What to produce:
Your task is to gather the lines below that hold the string "words".
*** Opening Source data ***
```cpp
template <bool LABELED>
__device__ __forceinline__ void lane_exact_body(const LaneParams &LP) {
    const int lane = (int)threadIdx.x;
    const uint64_t n_reads = LP.P.n_reads;
    LaneChip chip;
    chip.lane = lane; chip.qw = nullptr; chip.qstride = 0; chip.cold = nullptr; chip.cstride = 0;
    uint32_t n_done = 0, n_path = 0, n_cap = 0;
    for (uint64_t base = (uint64_t)blockIdx.x * 64; base < n_reads; base += (uint64_t)gridDim.x * 64) {
        const uint64_t read = base + (uint64_t)lane;
        LaneResult R;
        R.words = 0;
        LV<bool> hv;
        const int cls = read < n_reads ? lane_exact_t<LABELED>(LP, read, R) : LANE_EXACT_NONE;
        hv.v = cls != LANE_EXACT_NONE;
        if (!wave_ballot(hv)) continue;
        LV<int32_t> wv;
        wv.v = hv.v ? (int32_t)R.words : 0;
        const LV<int32_t> pre = wave_prefix_sum_excl(wv);
        const int32_t total = wave_sum(wv);
        LV<uint64_t> sv;
        sv.v = 0;
        if (lane == 0) sv.v = atomicAdd(LP.P.out_cursor, (unsigned long long)total);
        const uint64_t so = wave_bcast(sv, 0) + (uint64_t)pre.v;
        if (hv.v) {
            lane_emit_t<true>(LP, read, nullptr, chip, R, so);
            gst(LP.P.work_key + read, LP.done_key);
            ++n_done; n_path += (uint32_t)(cls == LANE_EXACT_PATH); n_cap += (uint32_t)(R.rr.status != ST_OK);
        }
    }
    LV<int32_t> v;
    v.v = (int32_t)n_done; const int32_t nd = wave_sum(v);
    v.v = (int32_t)n_cap; const int32_t nc = wave_sum(v);
    v.v = (int32_t)n_path; const int32_t np = wave_sum(v);
    if (lane == 0 && nd) {
        atomicAdd(LP.done_count, (unsigned long long)nd);
        atomicAdd(LP.bail_hist + LANE_HIST_EXACT, (unsigned long long)nd);
        if (np) atomicAdd(LP.bail_hist + LANE_HIST_EXACT_PATH, (unsigned long long)np);
        if (nc) atomicAdd(&LP.P.stats->capacity_errors, (unsigned long long)nc);
    }
}

__global__ void __launch_bounds__(64) k_lane_exact(const LaneParams *__restrict__ LPp) { lane_exact_body<false>(*LPp); }
__global__ void __launch_bounds__(64) k_lane_exact_labeled(const LaneParams *__restrict__ LPp) { lane_exact_body<true>(*LPp); }

extern "C" int mgx_launch_lane(const void *d_params, uint32_t blocks, void *stream) {
    static_assert(sizeof(LaneParams) == MGX_LANE_PARAMS_BYTES, "LaneParams differs from what mgx.hip passes");
    k_lane<<<blocks, 64, 0, (hipStream_t)stream>>>(static_cast<const LaneParams *>(d_params));
    return (int)hipGetLastError();
}
extern "C" int mgx_launch_lane_exact(const void *d_params, uint32_t blocks, int labeled, void *stream) {
    if (labeled) k_lane_exact_labeled<<<blocks, 64, 0, (hipStream_t)stream>>>(static_cast<const LaneParams *>(d_params));
    else k_lane_exact<<<blocks, 64, 0, (hipStream_t)stream>>>(static_cast<const LaneParams *>(d_params));
    return (int)hipGetLastError();
}
extern "C" int mgx_lane_waves_per_simd(void) { return MGX_LANE_WAVES_PER_SIMD; }
```

Baseline: 15.22 million reads/s.

## Add exact fast path for reads with a single substitution via graph walk

Adds an exact-mode level where reads with exactly one contiguous run of missing k-mers are treated as single-substitution candidates. The first pass gathers them into a list. A second kernel walks the graph across the mismatch, checks seed consistency and score cutoffs, and emits a match/mismatch/match alignment directly, so these reads skip the DP lane kernel. This adds an extra kernel launch and more classification work, and the checks have to reproduce what DP would output.

Result: faster. 16.64 million reads/s (median of 6 runs) (+9.3%).

```diff
diff --git a/include/mgx.h b/include/mgx.h
--- a/include/mgx.h
+++ b/include/mgx.h
@@ -157,6 +157,7 @@
     uint64_t seed_lane_left_reads[16];
     uint64_t n_lane_exact_reads;
     uint64_t n_lane_exact_path_reads;
+    uint64_t n_lane_exact_sub_reads;
 } mgx_stats;
 enum { MGX_KERNEL_GRP8 = 1, MGX_KERNEL_GRP8_PRIM = 2, MGX_KERNEL_GRP8_ALT = 4, MGX_KERNEL_EXT64 = 8, MGX_KERNEL_LANE = 16,
        MGX_KERNEL_LAB64 = 32, MGX_KERNEL_GRP8_LAB = 64,
diff --git a/metagraph_amd/capi.py b/metagraph_amd/capi.py
--- a/metagraph_amd/capi.py
+++ b/metagraph_amd/capi.py
@@ -122,7 +122,8 @@
                 ("lane_ms", C.c_double), ("n_lane_lines", C.c_uint64), ("n_lane_columns", C.c_uint64),
                 ("lane_bail_reads", C.c_uint64 * 32), ("n_capacity_retried", C.c_uint64),
                 ("n_seed_lane_reads", C.c_uint64), ("seed_lane_ms", C.c_double), ("seed_lane_left_reads", C.c_uint64 * 16),
-                ("n_lane_exact_reads", C.c_uint64), ("n_lane_exact_path_reads", C.c_uint64)]
+                ("n_lane_exact_reads", C.c_uint64), ("n_lane_exact_path_reads", C.c_uint64),
+                ("n_lane_exact_sub_reads", C.c_uint64)]
 
 
 KERNEL_GRP8, KERNEL_GRP8_PRIM, KERNEL_GRP8_ALT, KERNEL_EXT64, KERNEL_LANE, KERNEL_LAB64, KERNEL_GRP8_LAB = 1, 2, 4, 8, 16, 32, 64
diff --git a/metagraph_amd/csrc/host_state.hpp b/metagraph_amd/csrc/host_state.hpp
--- a/metagraph_amd/csrc/host_state.hpp
+++ b/metagraph_amd/csrc/host_state.hpp
@@ -203,6 +203,7 @@
     uint64_t lane_done = 0;
     uint64_t lane_exact = 0;
     uint64_t lane_exact_path = 0;
+    uint64_t lane_exact_sub = 0;
     unsigned long long lane_hist_h[32] = { 0 };
     DevBuf seedlane_scratch, seedlane_params, seedlane_bail, seedlane_hist;
     uint64_t seedlane_launched = 0;
diff --git a/metagraph_amd/csrc/kernel_units.hpp b/metagraph_amd/csrc/kernel_units.hpp
--- a/metagraph_amd/csrc/kernel_units.hpp
+++ b/metagraph_amd/csrc/kernel_units.hpp
@@ -3,7 +3,7 @@
 #include <stdint.h>
 
 constexpr size_t MGX_ALIGN_PARAMS_BYTES = 728;
-constexpr size_t MGX_LANE_PARAMS_BYTES = 856;
+constexpr size_t MGX_LANE_PARAMS_BYTES = 864;
 constexpr size_t MGX_SEED_LANE_PARAMS_BYTES = 824;
 constexpr size_t MGX_DEV_GRAPH_BYTES = 160;
 constexpr size_t MGX_FORMAT_ARGS_BYTES = 128;
@@ -55,6 +55,7 @@
 
 int mgx_launch_lane(const void *d_params, uint32_t blocks, void *stream);
 int mgx_launch_lane_exact(const void *d_params, uint32_t blocks, int labeled, void *stream);
+int mgx_launch_lane_exact_sub(const void *d_params, uint32_t blocks, void *stream);
 int mgx_lane_waves_per_simd(void);
 
 int mgx_launch_seed_lane(const void *d_params, uint32_t blocks, int long_reads, void *stream);
diff --git a/metagraph_amd/csrc/lane_read.hpp b/metagraph_amd/csrc/lane_read.hpp
--- a/metagraph_amd/csrc/lane_read.hpp
+++ b/metagraph_amd/csrc/lane_read.hpp
@@ -1170,7 +1170,7 @@
 #undef f_idx
 #undef f_max_val
 
-enum { LANE_EXACT_NONE = 0, LANE_EXACT_SPAN = 1, LANE_EXACT_PATH = 2 };
+enum { LANE_EXACT_NONE = 0, LANE_EXACT_SPAN = 1, LANE_EXACT_PATH = 2, LANE_EXACT_SUB = 3 };
 
 struct alignas(16) LaneNodeQuad { uint32_t v[4]; };
 MGX_DEV bool lane_all_nodes(const uint32_t *p, const int32_t n) {
@@ -1183,6 +1183,36 @@
     }
     for (; x < n; ++x)
         if (!gld(p + x)) return false;
+    return true;
+}
+
+struct LaneZeroRun { int32_t a, b; bool ok; };
+MGX_DEV LaneZeroRun lane_zero_run_word(LaneZeroRun r, const uint32_t v, const int32_t x) {
+    if (v) return r;
+    if (r.a < 0) { r.a = x; r.b = x; }
+    else if (r.b == x - 1) r.b = x;
+    else r.ok = false;
+    return r;
+}
+MGX_DEV bool lane_one_zero_run(const uint32_t *p, const int32_t n, int32_t &lo, int32_t &hi) {
+    LaneZeroRun r = { -1, -1, true };
+    int32_t x = 0;
+    for (; x < n && ((uintptr_t)(p + x) & 15u); ++x) {
+        r = lane_zero_run_word(r, gld(p + x), x);
+        if (!r.ok) return false;
+    }
+    for (; x + 4 <= n; x += 4) {
+        const LaneNodeQuad q = gld((const LaneNodeQuad *)(p + x));
+        if (q.v[0] && q.v[1] && q.v[2] && q.v[3]) continue;
+        r = lane_zero_run_word(r, q.v[0], x); r = lane_zero_run_word(r, q.v[1], x + 1);
+        r = lane_zero_run_word(r, q.v[2], x + 2); r = lane_zero_run_word(r, q.v[3], x + 3);
+        if (!r.ok) return false;
+    }
+    for (; x < n; ++x) {
+        r = lane_zero_run_word(r, gld(p + x), x);
+        if (!r.ok) return false;
+    }
+    lo = r.a; hi = r.b;
     return true;
 }
 
@@ -1257,7 +1287,8 @@
 }
 
 template <bool LABELED>
-MGX_DEV int lane_exact_class(const LaneParams &LP, const uint64_t read, int32_t *L_out, int *strand, uint32_t hdr4[4], uint32_t *label_out) {
+MGX_DEV int lane_exact_class(const LaneParams &LP, const uint64_t read, int32_t *L_out, int *strand, uint32_t hdr4[4], uint32_t *label_out,
+                             int32_t &run_lo, int32_t &run_hi) {
     const AlignParams &P = LP.P;
     const DevConfig &cfg = P.cfg;
     if (P.labeled && (!LABELED || !(P.labeled & 2u))) return LANE_EXACT_NONE;
@@ -1301,7 +1332,18 @@
     if (full < cfg.min_path_score || full < cfg.min_cell_score) return LANE_EXACT_NONE;
     const uint32_t *rn = (s ? P.nodes_rc : P.nodes_fwd) + gld(P.node_begin + read);
     const int32_t nk = L - k + 1;
-    if (len != L) {
+    int cls = len == L ? LANE_EXACT_SPAN : LANE_EXACT_PATH;
+    if (!LABELED && len != L && LP.exact >= 3u) {
+        int32_t lo = -1, hi = -1;
+        if (!lane_one_zero_run(rn, nk, lo, hi)) return LANE_EXACT_NONE;
+        if (lo >= 0) {
+            const int32_t len_run = hi - lo + 1;
+            if (lo < 1 || len_run > k || (hi != nk - 1 && len_run != k)) return LANE_EXACT_NONE;
+            run_lo = lo; run_hi = hi;
+            cls = LANE_EXACT_SUB;
+        }
+    }
+    if ((LABELED || LP.exact < 3u) && len != L) {
         const int32_t next = len - k + 1;
         if (next > 0 && next < nk && !gld(rn + next)) return LANE_EXACT_NONE;
         if (!labeled && !lane_all_nodes(rn, nk)) return LANE_EXACT_NONE;
@@ -1309,16 +1351,17 @@
     if (labeled && !lane_all_rows(P, rn, nk, label)) return LANE_EXACT_NONE;
     *L_out = L; *strand = s; *label_out = label;
     hdr4[0] = nm0; hdr4[1] = nm1; hdr4[2] = (uint32_t)ns0; hdr4[3] = (uint32_t)ns1;
-    return len == L ? LANE_EXACT_SPAN : LANE_EXACT_PATH;
+    return cls;
 }
 
 template <bool LABELED>
-MGX_DEV int lane_exact_t(const LaneParams &LP, const uint64_t read, LaneResult &R) {
+MGX_DEV int lane_exact_t(const LaneParams &LP, const uint64_t read, LaneResult &R, int32_t &run_lo, int32_t &run_hi) {
     int32_t L = 0;
     int s = 0;
     uint32_t h[4], label = 0;
-    const int cls = lane_exact_class<LABELED>(LP, read, &L, &s, h, &label);
+    const int cls = lane_exact_class<LABELED>(LP, read, &L, &s, h, &label, run_lo, run_hi);
     if (cls == LANE_EXACT_NONE) return cls;
+    if (cls == LANE_EXACT_SUB) { R.strand = s; return cls; }
     const int32_t k = (int32_t)LP.P.g.k;
     ReadResult &rr = R.rr;
     rr.status = ST_OK; rr.n_alignments = 0; rr.score = 0; rr.offset = 0; rr.n_nodes = rr.n_cigar = rr.seq_len = 0;
@@ -1331,17 +1374,124 @@
     R.words = (uint32_t)R.n_nodes + 1u + ((uint32_t)L + 3) / 4 + ((LABELED && LP.P.labeled) ? 2u : 0u);
     return cls;
 }
+MGX_DEV uint32_t lane_sub_step(const DevGraph &g, const uint32_t vv, const uint32_t c, LineCtr &lc) {
+    const uint64_t v = vv;
+    ++lc.rank_lines;
+    const Block cur = load_block(g, (uint32_t)(v >> 6));
+    const uint32_t w = block_W(cur, (int)(v & 63));
+    if (v > 1 && w == 0) return 0;
+    Block tgt;
+    const uint64_t lst = fwd_from(g, v, cur, w % SIGMA, tgt, lc);
+    if (!lst) return 0;
+    const uint64_t e = pick_edge_from(g, lst, tgt, c, lc);
+    return (e >= 2 && in_graph(g, e)) ? (uint32_t)e : 0u;
+}
+MGX_DEV int lane_sub_children(const DevGraph &g, const uint32_t v, uint32_t *first, uint32_t *first_code, LineCtr &lc) {
+    uint64_t nodes[4] = { 0, 0, 0, 0 };
+    uint32_t codes[4] = { 0, 0, 0, 0 };
+    const int n = outgoing(g, v, nodes, codes, lc);
+    *first = (uint32_t)nodes[0]; *first_code = codes[0];
+    return n;
+}
+
+MGX_DEV bool lane_exact_sub(const LaneParams &LP, const uint64_t read, const int s, const int32_t lo, const int32_t hi,
+                            uint32_t *walk, const int32_t wstride, LaneResult &R, LineCtr &lc) {
+    const AlignParams &P = LP.P;
+    const DevConfig &cfg = P.cfg;
+    const int32_t k = (int32_t)P.g.k, m = LP.self_score;
+    const uint64_t off = gld(P.offsets + read);
+    const int32_t L = (int32_t)(gld(P.offsets + read + 1) - off);
+    const int32_t nk = L - k + 1, p = lo + k - 1;
+    if (lo < 1 || hi < lo || hi >= nk || hi - lo + 1 > k || hi - lo + 1 > LANE_SUB_MAX_WALK) return false;
+    const uint32_t *rn = (s ? P.nodes_rc : P.nodes_fwd) + gld(P.node_begin + read);
+    const uint64_t wb = packed_word_begin(off, read);
+    const uint64_t *pw = LP.pk[s] + wb;
+    for (int32_t j = 0; j < (L + 31) >> 5; ++j)
+        if (gld(LP.iv[s] + wb + j)) return false;
+    auto qcode = [&](const int32_t j) -> uint32_t { return ((uint32_t)(gld(pw + (j >> 5)) >> (2 * (j & 31))) & 3u) + 1u; };
+    uint32_t g_node = 0, g = 0;
+    const uint32_t qp = qcode(p);
+    if (lane_sub_children(P.g, gld(rn + lo - 1), &g_node, &g, lc) != 1 || g == qp) return false;
+    const int32_t mm = (int32_t)(int8_t)(LP.t4[g - 1] >> (8 * (qp - 1)));
+    const int32_t lb = cfg.left_end_bonus, rb = cfg.right_end_bonus;
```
*** Closing Source data ***
Output of the task:
        R.words = 0;
        wv.v = hv.v ? (int32_t)R.words : 0;
     R.words = (uint32_t)R.n_nodes + 1u + ((uint32_t)L + 3) / 4 + ((LABELED && LP.P.labeled) ? 2u : 0u);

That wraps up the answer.